[Opening RECORD SET section]

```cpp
template <int G, int LM, int MODE, bool ML1, int LX = -1>
static hipError_t launch_step_glp(const BatchPtrs& P, const LaunchArgs& K, uint32_t n_waves, uint32_t wpw, uint32_t lds, hipStream_t stream) {
    static std::atomic<uint32_t> noted{0};
    const uint32_t note_bit = (K.flags & LAUNCH_DRY_RUN) ? 2u : 1u;
    if (!(noted.load(std::memory_order_relaxed) & note_bit)) {
        noted.fetch_or(note_bit, std::memory_order_relaxed);
        debug_note(debug_key(DBG_STEP, G, LM, MODE, ML1, LX), (K.flags & LAUNCH_DRY_RUN) != 0);
    }
    if (K.flags & LAUNCH_DRY_RUN) return hipSuccess;
    dim3 grid((n_waves + wpw - 1) / wpw), block(64 * wpw);
    if (lds > 64 * 1024) {
        static LdsGrant granted;
        hipError_t e = granted.ensure(reinterpret_cast<const void*>(&step_kernel<G, LM, MODE, ML1, LX>), lds);
        if (e != hipSuccess) return e;
    }
    hipLaunchKernelGGL((step_kernel<G, LM, MODE, ML1, LX>), grid, block, lds, stream, P, K);
    return hipGetLastError();
}
template <int MODE, int G, int LM>
static hipError_t launch_step_mode_gl(const BatchPtrs& P, const LaunchArgs& K, uint32_t n_waves, uint32_t wpw, uint32_t lds, hipStream_t stream) {
    const bool ml1 = (K.flags & LAUNCH_SINGLE_LAYER) != 0;
    if constexpr (LM == 4) {
        if (ml1) {
#define LLE_STEP_LX(X) case X: return launch_step_glp<G, 4, MODE, true, X>(P, K, n_waves, wpw, lds, stream);
            switch (K.n_sources) { LLE_STEP_LX(0) LLE_STEP_LX(1) LLE_STEP_LX(2) LLE_STEP_LX(3) LLE_STEP_LX(4) default: return hipErrorInvalidValue; }
#undef LLE_STEP_LX
        }
        return launch_step_glp<G, 4, MODE, false>(P, K, n_waves, wpw, lds, stream);
    } else {
        return ml1 ? launch_step_glp<G, LM, MODE, true>(P, K, n_waves, wpw, lds, stream)
                   : launch_step_glp<G, LM, MODE, false>(P, K, n_waves, wpw, lds, stream);
    }
}
template <int MODE, int G>
static hipError_t launch_step_mode_g(int lm, const BatchPtrs& P, const LaunchArgs& K, uint32_t n_waves, uint32_t wpw, uint32_t lds, hipStream_t stream) {
    if constexpr (MODE == 6 || MODE == 7 || MODE == 8 || MODE == 9) {
        if (lm == 4) return launch_step_mode_gl<MODE, G, 4>(P, K, n_waves, wpw, lds, stream);
        if (lm == 8) return launch_step_mode_gl<MODE, G, 8>(P, K, n_waves, wpw, lds, stream);
        return hipErrorInvalidValue;
    } else {
        switch (lm) {
            case 4: return launch_step_mode_gl<MODE, G, 4>(P, K, n_waves, wpw, lds, stream);
            case 8: return launch_step_mode_gl<MODE, G, 8>(P, K, n_waves, wpw, lds, stream);
            case 16: return launch_step_mode_gl<MODE, G, 16>(P, K, n_waves, wpw, lds, stream);
            default: return launch_step_mode_gl<MODE, G, 32>(P, K, n_waves, wpw, lds, stream);
        }
    }
}
template <int MODE>
static hipError_t launch_step_mode(int G, int lm, const BatchPtrs& P, const LaunchArgs& K, uint32_t n_waves, uint32_t wpw, uint32_t lds, hipStream_t stream) {
    switch (G) {
        case 1: return launch_step_mode_g<MODE, 1>(lm, P, K, n_waves, wpw, lds, stream);
        case 2: return launch_step_mode_g<MODE, 2>(lm, P, K, n_waves, wpw, lds, stream);
        case 4: return launch_step_mode_g<MODE, 4>(lm, P, K, n_waves, wpw, lds, stream);
        case 8: return launch_step_mode_g<MODE, 8>(lm, P, K, n_waves, wpw, lds, stream);
        default: return launch_step_mode_g<MODE, 16>(lm, P, K, n_waves, wpw, lds, stream);
    }
}

}
```

### lle_amd/csrc/step_logic.hpp

```cpp
#pragma once
#include <stdint.h>

#include "tables.h"

#if defined(__HIPCC__)
#define LLE_HD __host__ __device__ __forceinline__
#else
#define LLE_HD inline
#endif

namespace lle {

LLE_HD uint64_t mix64(uint64_t x) {
    x ^= x >> 30; x *= 0xBF58476D1CE4E5B9ULL;
    x ^= x >> 27; x *= 0x94D049BB133111EBULL;
    x ^= x >> 31;
    return x;
}
LLE_HD uint32_t rotl32(uint32_t x, uint32_t s) { return (x << (s & 31u)) | (x >> ((32u - s) & 31u)); }
LLE_HD uint64_t action_step_key(uint64_t seed, uint64_t t) { return mix64(seed + 0x9E3779B97F4A7C15ULL * (t + 1)); }
LLE_HD uint32_t action_hash_pair(uint64_t key, uint64_t env, uint32_t pair) {
    uint32_t h = ((uint32_t)key ^ ((uint32_t)env * 0x9E3779B1u)) + rotl32((uint32_t)(key >> 32) ^ (uint32_t)(env >> 32), 15u) +
                 rotl32(0xC2B2AE35u, 3u * pair + 1u);
    h ^= h >> 16; h *= 0x7FEB352Du;
    h ^= h >> 15; h *= 0x846CA68Bu;
    h ^= h >> 16;
    return h;
}
LLE_HD uint32_t action_field(uint32_t pair_hash, uint32_t agent) { return (pair_hash >> (16u * (agent & 1u))) & 0xFFFFu; }

LLE_HD uint32_t popc5(uint32_t m) {
#if defined(__HIP_DEVICE_COMPILE__)
    return (uint32_t)__popc(m);
#else
    return (uint32_t)__builtin_popcount(m);
#endif
}
LLE_HD uint32_t sample_action(uint32_t mask, uint32_t field16) {
    mask &= 31u;
    const uint32_t k = (field16 * popc5(mask)) >> 16;
    uint32_t act = 4;
#pragma unroll
    for (int b = 4; b >= 0; b--) {
        const uint32_t below = popc5(mask & ((1u << b) - 1u));
        act = (((mask >> b) & 1u) && below == k) ? (uint32_t)b : act;
    }
    return act;
}

struct MapView {
    const uint64_t* cell_lay;
    const uint32_t* cell_meta;
    const MapHeader* hdr;
    int W, A, L, G;
    uint32_t enabled;
    uint32_t max_layers;
    bool per_env;
    uint32_t colw[MAX_SOURCES / 4];
    uint32_t chain = 0;
};

template <int NWORDS>
LLE_HD uint32_t colour_get(const uint32_t (&colw)[NWORDS], uint32_t b) {
    uint32_t w = 0;
#pragma unroll
    for (int k = 0; k < NWORDS; k++) w = ((b >> 2) == (uint32_t)k) ? colw[k] : w;
    return (w >> ((b & 3u) * 8u)) & 0xFFu;
}
template <int NWORDS, int NL = MAX_CELL_LAYERS>
LLE_HD uint64_t recolour_lay(uint64_t lay, const uint32_t (&colw)[NWORDS]) {
    uint64_t out = NL < MAX_CELL_LAYERS ? (lay & ~((1ull << (16 * NL)) - 1ull)) : 0ull;
#pragma unroll
    for (int q = 0; q < NL; q++) {
        uint32_t e = lay_entry(lay, (int)q);
        const uint32_t c = colour_get<NWORDS>(colw, lay_word(e));
        e = (e & LAY_VALID) ? ((e & 0x7FFu) | (c << 11)) : e;
        out |= (uint64_t)e << (16 * q);
    }
    return out;
}

template <int AM, int LM>
struct Env {
    uint32_t pos[AM];
    uint32_t alive, arrived, occ;
    uint32_t gems;
    uint32_t beams[LM];
};

template <int AM>
struct Events {
    static constexpr int NW = (2 * AM + 7) / 8;
    uint64_t w[NW];
    uint32_t n;
    LLE_HD void clear() {
#pragma unroll
        for (int k = 0; k < NW; k++) w[k] = 0;
        n = 0;
    }
    LLE_HD void push_if(bool c, uint32_t type, uint32_t agent) {
        const uint64_t byte = c ? (uint64_t)((type << 4) | agent) : 0ull;
        const uint32_t word = n >> 3, sh = (n & 7u) * 8u;
#pragma unroll
        for (int k = 0; k < NW; k++) w[k] |= (NW == 1 || word == (uint32_t)k) ? (byte << sh) : 0ull;
        n += c ? 1u : 0u;
    }
};

LLE_HD uint32_t cell_of(uint32_t p, int W) { return (p & 0xFFu) * (uint32_t)W + (p >> 8); }

template <int AM>
struct Cells {
    uint64_t lay[AM];
    uint32_t meta[AM];
};
template <int AM>
LLE_HD void load_cells(const MapView& mv, const uint32_t (&pos)[AM], Cells<AM>& out) {
#pragma unroll
    for (int a = 0; a < AM; a++) {
        const uint32_t c = (a < mv.A) ? cell_of(pos[a], mv.W) : 0u;
        out.lay[a] = mv.cell_lay[c];
        if (mv.per_env) out.lay[a] = recolour_lay<MAX_SOURCES / 4>(out.lay[a], mv.colw);
        out.meta[a] = mv.cell_meta[c];
    }
}
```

[Closing RECORD SET section]

INSTRUCTIONS FOR THE TASK
The records are given above. Copy each line in them that holds "noted".

TASK SOLUTION
    static std::atomic<uint32_t> noted{0};
    if (!(noted.load(std::memory_order_relaxed) & note_bit)) {
        noted.fetch_or(note_bit, std::memory_order_relaxed);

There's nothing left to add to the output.